Mendengar kata gamelan, tentu sudah akrab di telinga masyarakat negeri ini. Orkestra terbesar kedua di dunia ini telah dikukuhkan menjadi warisan dunia tak benda oleh UNESCO tempo hari. Atas peristiwa tersebut, sorak-sorai mewarnai masyarakat Indonesia secara parsial. Turut berbangga!

Dalam gamelan, terdapat berbagai nilai yang patut untuk dicerap, entah secara tekstual ataupun kontekstual. Misalnya nilai toleransi dalam gamelan. Dalam gamelan, konsep  mad-sinamadan begitu dijunjung; yakni konsep untuk saling menghargai satu sama lainnya-saling mendengarkan satu sama lainnya. Dengan menjunjung konsep tersebut, keharmonisan bunyi akan terlahir.
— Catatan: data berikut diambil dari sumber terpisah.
+        };
+        auto mma = [&](const f32x4& a, const f32x4(&b)[NTW]) {
+#pragma unroll
+          for (int t = 0; t < 4; ++t)
+#pragma unroll
+            for (int nt = 0; nt < NTW; ++nt) {
+              if constexpr (SPLIT) part[nt] = __builtin_amdgcn_mfma_f32_32x32x2f32(b[nt][t], a[t], part[nt], 0, 0, 0);
+              else acc[nt] = __builtin_amdgcn_mfma_f32_32x32x2f32(b[nt][t], a[t], acc[nt], 0, 0, 0);
+            }
+        };
+        if constexpr (SPLIT) {
+#pragma unroll
+          for (int nt = 0; nt < NTW; ++nt)
+#pragma unroll
+            for (int r = 0; r < 16; ++r) part[nt][r] = 0.f;
+        }
+        load(0, a0, b0);
+#pragma unroll
+        for (int ks = 0; ks < 8; ks += 2) {
+          load(ks + 1, a1, b1);
+          mma(a0, b0);
+          if (ks + 2 < 8) load(ks + 2, a0, b0);
+          mma(a1, b1);
+        }
+        if constexpr (SPLIT) {
+#pragma unroll
+          for (int nt = 0; nt < NTW; ++nt) acc[nt] += part[nt];
+        }
+      }
+      if (more) stash(buf ^ 1);
+      if (kch == nk - 1) {
+        const int m = tile * C1S_PX + pg * 32 + col;
+        const bool pv = m < p.P;
+        EpiPtr e = epi_late(__builtin_offsetof(C1sArgs, e));
+        float* sc = sm + 2 * C1S_BUF + wave * C1S_SCR;
+#pragma unroll
+        for (int nt = 0; nt < NTW; ++nt) {
+#pragma unroll
+          for (int q = 0; q < 4; ++q) {
+            const int co0 = (cg * NTW + nt) * 32 + 8 * q + 4 * h;
+            f32x4 v = {acc[nt][4 * q], acc[nt][4 * q + 1], acc[nt][4 * q + 2], acc[nt][4 * q + 3]};
+            if (p.bias) v += *reinterpret_cast<const f32x4*>(p.bias + co0);
+            if (pv) {
+              float* dst = p.y + (long)m * p.Nn + co0;
+              if (p.accumulate) v += *reinterpret_cast<const f32x4*>(dst);
+              *reinterpret_cast<f32x4*>(dst) = v;
+            }
+            if (emode == 1) {
+              f32x4 ek = {0.f, 0.f, 0.f, 0.f};
+              if (e->pivot_src) ek = *reinterpret_cast<const f32x4*>(e->pivot_src + co0);
+#pragma unroll
+              for (int r = 0; r < 4; ++r) sc[(8 * q + 4 * h + r) * 33 + col] = pv ? v[r] - ek[r] : 0.f;
+            }
+          }
+          if (emode == 1) {
+            __builtin_amdgcn_wave_barrier();
+            asm volatile("" ::: "memory");
+            float s1 = 0.f, s2 = 0.f;
+#pragma unroll
+            for (int j = 0; j < 16; ++j) {
+              const float d = sc[col * 33 + h * 16 + j];
+              s1 += d;
+              s2 = __builtin_fmaf(d, d, s2);
+            }
+            es[nt] += s1;
+            eq[nt] += s2;
+            __builtin_amdgcn_wave_barrier();
+            asm volatile("" ::: "memory");
+          }
+        }
+      }
+      __syncthreads();
+      buf ^= 1;
+    }
+    tile += gridDim.x;
+    if (tile >= p.ntiles) break;
+  }
+  if (emode == 1) {
+    EpiPtr e = epi_late(__builtin_offsetof(C1sArgs, e));
+    const int eC = e->C;
+    double* srow = e->slots + (long)(blockIdx.x % e->ns) * 2 * eC;
+#pragma unroll
+    for (int nt = 0; nt < NTW; ++nt) {
+      es[nt] += __shfl_xor(es[nt], 32, 64);
+      eq[nt] += __shfl_xor(eq[nt], 32, 64);
+      if (pg == 1 && h == 0) {
+        sm[((cg * NTW + nt) * 2 + 0) * 32 + col] = es[nt];
+        sm[((cg * NTW + nt) * 2 + 1) * 32 + col] = eq[nt];
+      }
+    }
+    __syncthreads();
+    if (pg == 0 && h == 0) {
+#pragma unroll
+      for (int nt = 0; nt < NTW; ++nt) {
+        const int co = (cg * NTW + nt) * 32 + col;
+        unsafeAtomicAdd(srow + co, (double)(es[nt] + sm[((cg * NTW + nt) * 2 + 0) * 32 + col]));
+        unsafeAtomicAdd(srow + eC + co, (double)(eq[nt] + sm[((cg * NTW + nt) * 2 + 1) * 32 + col]));
+      }
+    }
+    if (blockIdx.x == 0)
+      for (int c = tid; c < p.Nn; c += 256) bn_slots_pivot(e->slots, eC)[c] = e->pivot_src ? e->pivot_src[c] : 0.f;
+  }
+}
+
+struct W1sArgs {
+  const float* x;
+  const float* dy;
+  float* part;
+  int P, NU, per;
+  unsigned x_bytes, dy_bytes;
+};
+
+template <int CIT, int COT>
+__global__ __launch_bounds__(256) void wgrad1x1s_kernel(W1sArgs p) {
+  constexpr int WGO = COT % 4 == 0 ? 4 : 2, WGI = 4 / WGO, WCI = CIT / WGI, WCO = COT / WGO;
+  constexpr int Ci = CIT * 32, Co = COT * 32, BUF = 32 * (Ci + Co);
+  static_assert(CIT % WGI == 0 && WCI * WCO <= 4, "tile block");
+  extern __shared__ __attribute__((aligned(16))) float sm[];
+  const int tid = threadIdx.x, lane = tid & 63;
+  const int wave = __builtin_amdgcn_readfirstlane(tid >> 6);
+  const int col = lane & 31, h = lane >> 5;
+  const int wi = wave % WGI, wo = wave / WGI;
+  const int g = blockIdx.x;
+  const int u0 = g * p.per, u1 = min(p.NU, u0 + p.per);
+  const __amdgpu_buffer_rsrc_t rx = __builtin_amdgcn_make_buffer_rsrc((void*)p.x, 0, (int)p.x_bytes, 0x00020000);
+  const __amdgpu_buffer_rsrc_t ry = __builtin_amdgcn_make_buffer_rsrc((void*)p.dy, 0, (int)p.dy_bytes, 0x00020000);
+
+  f32x4 sx[2][CIT], sy[2][COT];
+  auto fetch = [&](int u, f32x4(&vx)[CIT], f32x4(&vy)[COT]) {
+#pragma unroll
+    for (int j = 0; j < CIT; ++j) {
+      const int q = j * 256 + tid;
+      const int m = u * 32 + q / (Ci / 4);
+      const unsigned off = m < p.P ? ((unsigned)u * (32u * Ci) + (unsigned)q * 4u) * 4u : C1S_OOB;
+      vx[j] = __builtin_bit_cast(f32x4, __builtin_amdgcn_raw_buffer_load_b128(rx, off, 0, 0));
+    }
+#pragma unroll
+    for (int j = 0; j < COT; ++j) {
+      const int q = j * 256 + tid;
+      const int m = u * 32 + q / (Co / 4);
+      const unsigned off = m < p.P ? ((unsigned)u * (32u * Co) + (unsigned)q * 4u) * 4u : C1S_OOB;
+      vy[j] = __builtin_bit_cast(f32x4, __builtin_amdgcn_raw_buffer_load_b128(ry, off, 0, 0));
+    }
+  };
+  auto stash = [&](int buf, const f32x4(&vx)[CIT], const f32x4(&vy)[COT]) {
+#pragma unroll
+    for (int j = 0; j < CIT; ++j) *reinterpret_cast<f32x4*>(sm + buf * BUF + (j * 256 + tid) * 4) = vx[j];
+#pragma unroll
+    for (int j = 0; j < COT; ++j) *reinterpret_cast<f32x4*>(sm + buf * BUF + 32 * Ci + (j * 256 + tid) * 4) = vy[j];
+  };
+
+  f32x16 acc[WCI][WCO];
+#pragma unroll
+  for (int a = 0; a < WCI; ++a)
+#pragma unroll
+    for (int b = 0; b < WCO; ++b)
+#pragma unroll
+      for (int r = 0; r < 16; ++r) acc[a][b][r] = 0.f;
+  auto compute = [&](int buf) {
+    const float* xs = sm + buf * BUF + h * Ci + (wi * WCI) * 32 + col;
+    const float* ys = sm + buf * BUF + 32 * Ci + h * Co + (wo * WCO) * 32 + col;
+#pragma unroll
+    for (int s = 0; s < 16; ++s) {
+      float av[WCI], bv[WCO];
+#pragma unroll
+      for (int a = 0; a < WCI; ++a) av[a] = xs[(2 * s) * Ci + a * 32];
+#pragma unroll
+      for (int b = 0; b < WCO; ++b) bv[b] = ys[(2 * s) * Co + b * 32];
+#pragma unroll
+      for (int a = 0; a < WCI; ++a)
+#pragma unroll
+        for (int b = 0; b < WCO; ++b) acc[a][b] = __builtin_amdgcn_mfma_f32_32x32x2f32(av[a], bv[b], acc[a][b], 0, 0, 0);
+    }
+  };
+
+  const int n = u1 - u0;
+  if (n > 0) {
+    fetch(u0, sx[0], sy[0]);
+    stash(0, sx[0], sy[0]);
+    if (n > 1) fetch(u0 + 1, sx[1], sy[1]);
+  }
+  __syncthreads();
+  for (int r = 0; r < n; r += 2) {
+    if (r + 2 < n) fetch(u0 + r + 2, sx[0], sy[0]);
+    compute(0);
+    if (r + 1 < n) stash(1, sx[1], sy[1]);
+    __syncthreads();
+    if (r + 1 >= n) break;
+    if (r + 3 < n) fetch(u0 + r + 3, sx[1], sy[1]);
+    compute(1);
+    if (r + 2 < n) stash(0, sx[0], sy[0]);
+    __syncthreads();
+  }
+  float* slab = p.part + (long)g * (Ci * Co);
+#pragma unroll
+  for (int a = 0; a < WCI; ++a)
+#pragma unroll
+    for (int b = 0; b < WCO; ++b)
+#pragma unroll
+      for (int r = 0; r < 16; ++r) {
+        const int ci = (wi * WCI + a) * 32 + (r & 3) + 8 * (r >> 2) + 4 * h;
+        slab[ci * Co + (wo * WCO + b) * 32 + col] = acc[a][b][r];
+      }
+}
+
+static bool c1s_shape_ok(long P, int Ci, int Co) {
+  return P > 0 && Ci % 64 == 0 && Co % 64 == 0 && Ci <= 256 && Co <= 256 && Ci * Co <= 16384 &&
+         P * (Ci > Co ? Ci : Co) * 4 < (1L << 31);
+}
+int fami_c1s_route(long P, int Ci, int Co, int kh, int kw, int stride, int pad, int dil, int what, unsigned long addr_or) {
+  if (!g_c1s || kh != 1 || kw != 1 || stride != 1 || pad != 0 || dil != 1 || (addr_or & 15) != 0) return 0;
+  if (what < 0 || what > 2 || !c1s_shape_ok(P, Ci, Co)) return 0;
+  return (g_c1s == 1 || (P >= C1S_MIN_P && (what == 2 || (what == 1 && Ci == 64)))) ? 1 : 0;
+}
+
+int fami_try_conv1x1s(const float* x, const float* wp32, const float* bias, float* y, long P, int K, int Nn, int accumulate,
+                      const EpiBN& e, hipStream_t s, const char* name) {
+  if (!c1s_shape_ok(P, K, Nn) || (e.slots && e.mode != 1)) return 0;
+  C1sArgs a;
+  a.e = e; a.emode = e.slots ? 1 : 0;
+  a.x = x; a.wp = wp32; a.y = y; a.bias = bias;
+  a.P = (int)P; a.K = K; a.Nn = Nn; a.accumulate = accumulate;
+  a.ntiles = fami_cdiv(P, C1S_PX);
+  a.x_bytes = (unsigned)(P * K * 4); a.wp_bytes = (unsigned)((long)K * Nn * 4);
+  int G = g_c1s_maxwg > 0 ? g_c1s_maxwg : 768;
+  if (G > a.ntiles) G = a.ntiles;
+  const size_t lds = (size_t)(2 * C1S_BUF + (a.emode ? 4 * C1S_SCR : 0)) * sizeof(float);
+  switch (Nn / 64) {
+    case 1: hipLaunchKernelGGL((conv1x1s_kernel<1>), dim3(G), dim3(256), lds, s, a); break;
+    case 2: hipLaunchKernelGGL((conv1x1s_kernel<2>), dim3(G), dim3(256), lds, s, a); break;
+    case 3: hipLaunchKernelGGL((conv1x1s_kernel<3>), dim3(G), dim3(256), lds, s, a); break;
+    default: hipLaunchKernelGGL((conv1x1s_kernel<4>), dim3(G), dim3(256), lds, s, a); break;
+  }
+  hipError_t err = hipGetLastError();
+  if (err != hipSuccess) {
+    fami_set_error(name, hipGetErrorString(err));
+    return FAMI_EHIP;
+  }
+  return 1;
+}
+
+struct W1sPlan { int ok, NU, per, G; };
+static W1sPlan w1s_plan(long P, int Ci, int Co) {
+  W1sPlan q;
+  q.ok = c1s_shape_ok(P, Ci, Co) ? 1 : 0;
+  q.NU = q.per = q.G = 0;
+  if (!q.ok) return q;
+  q.NU = fami_cdiv(P, 32);
+  int G = g_c1s_maxwg > 0 ? g_c1s_maxwg : 256;
+  if (G > q.NU) G = q.NU;
+  q.per = fami_cdiv(q.NU, G);
+  q.G = fami_cdiv(q.NU, q.per);
+  return q;
+}
+long fami_wgrad1x1s_slabs(long P, int Ci, int Co) {
+  const W1sPlan q = w1s_plan(P, Ci, Co);
+  return q.ok ? q.G : 0;
+}
+
+int fami_try_wgrad1x1s(const float* x, const float* dy, float* part, long ws_bytes, long P, int Ci, int Co, hipStream_t s,
+                       const char* name) {
+  const W1sPlan q = w1s_plan(P, Ci, Co);
+  if (!q.ok) return 0;
+  if (ws_bytes < (long)q.G * Ci * Co * (long)sizeof(float)) {
+    fami_set_error(name, "workspace too small");
+    return FAMI_EARG;
+  }
+  W1sArgs a;
+  a.x = x; a.dy = dy; a.part = part;
+  a.P = (int)P; a.NU = q.NU; a.per = q.per;
+  a.x_bytes = (unsigned)(P * Ci * 4); a.dy_bytes = (unsigned)(P * Co * 4);
+  const size_t lds = (size_t)2 * 32 * (Ci + Co) * sizeof(float);
+  bool ok = false;
+#define FAMI_W1S_CASE(cit, cot)                                                                                          \
+  if (!ok && Ci == cit * 32 && Co == cot * 32) {                                                                         \
+    static bool attr = false;                                                                                            \
+    if (!attr) {                                                                                                         \
+      (void)hipFuncSetAttribute((const void*)wgrad1x1s_kernel<cit, cot>, hipFuncAttributeMaxDynamicSharedMemorySize, 80 * 1024); \
+      attr = true;                                                                                                       \
+    }                                                                                                                    \
+    hipLaunchKernelGGL((wgrad1x1s_kernel<cit, cot>), dim3(q.G), dim3(256), lds, s, a);                                   \
+    ok = true;                                                                                                           \
+  }
+  FAMI_W1S_CASE(2, 2) FAMI_W1S_CASE(2, 4) FAMI_W1S_CASE(2, 6) FAMI_W1S_CASE(2, 8)
+  FAMI_W1S_CASE(4, 2) FAMI_W1S_CASE(4, 4) FAMI_W1S_CASE(6, 2) FAMI_W1S_CASE(8, 2)
+#undef FAMI_W1S_CASE
+  if (!ok) return 0;
+  hipError_t err = hipGetLastError();
+  if (err != hipSuccess) {
+    fami_set_error(name, hipGetErrorString(err));
+    return FAMI_EHIP;
+  }
+  return q.G;
+}
diff --git a/fami-pose_amd/csrc/conv_epi.h b/fami-pose_amd/csrc/conv_epi.h
--- a/fami-pose_amd/csrc/conv_epi.h
+++ b/fami-pose_amd/csrc/conv_epi.h
@@ -117,6 +117,13 @@
 void fami_wgrad_s3_tune(int on);
 void fami_wgrad_s3_default(int on);
 
+int fami_c1s_route(long P, int Ci, int Co, int kh, int kw, int stride, int pad, int dil, int what, unsigned long addr_or);
+int fami_try_conv1x1s(const float* x, const float* wp32, const float* bias, float* y, long P, int K, int Nn, int accumulate,
+                      const EpiBN& e, hipStream_t s, const char* name);
+long fami_wgrad1x1s_slabs(long P, int Ci, int Co);
+int fami_try_wgrad1x1s(const float* x, const float* dy, float* part, long ws_bytes, long P, int Ci, int Co, hipStream_t s,
+                       const char* name);
+
 long fami_split_image_elems(int kd, int nd, int taps);
 void fami_pack_split_single(const float* w_oihw, float* split, int Co, int Ci, int taps, int mode, hipStream_t s);
 void fami_pack_split_batch(const float* params, float* packed, const void* desc, int n, hipStream_t s);
diff --git a/fami-pose_amd/csrc/route.h b/fami-pose_amd/csrc/route.h
--- a/fami-pose_amd/csrc/route.h
+++ b/fami-pose_amd/csrc/route.h
@@ -82,6 +82,8 @@
 #define g_wgs3_bt (fami_rt()->wgs3_bt)
 #define g_wgs3_target (fami_rt()->wgs3_target)
 #define g_wgs3_default (fami_rt()->wgs3_default)
+#define g_c1s (fami_rt()->c1s)
+#define g_c1s_maxwg (fami_rt()->c1s_maxwg)
 #define g_bn_small_elems (fami_rt()->bn_small_elems)
 #define g_bn2_maxg (fami_rt()->bn2_maxg)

Kemudian, nilai kebersamaan. Dalam gamelan, terdapat banyak instrumen yang dimainkan. Tanpa adanya rasa kebersamaan, tentu keharmonisan tidak akan menggema dalam gamelan. Selain itu, masih banyak nilai yang pantas untuk dicerap dan dikhidmati dalam gamelan. Secara subyektif,  fenomena yang menarik ialah istilah lanang-wadon dalam instrumen gamelan.

 

Lanang-Wadon

Dalam Gamelan Ageng (gamelan yang umum digunakan dalam masyarakat Jawa), terdapat instrumen yang bernama Bonang: Bonang Barung dan Bonang Penerus. Di dalamnya, terdapat dua baris tatanan Bonang, yakni atas dan bawah. Bagian atas sering disebut Bonang Lanang: ia memiliki nada/oktaf tinggi. Sedangkan, bagian bawah disebut Bonang Wadon: ia memiliki nada/oktaf rendah. Hal serupa juga ditemui dalam Gangsa di Bali. Kemudian, di berbagai jenis gamelan di Bali, sering ditemui dua jenis Kendhang, yakni Kendhang Lanang dan Kendhang Wadon. Tidak hanya itu, di Jawa pada Gamelan Carabalen juga ditemui Kendhang dengan kasus serupa.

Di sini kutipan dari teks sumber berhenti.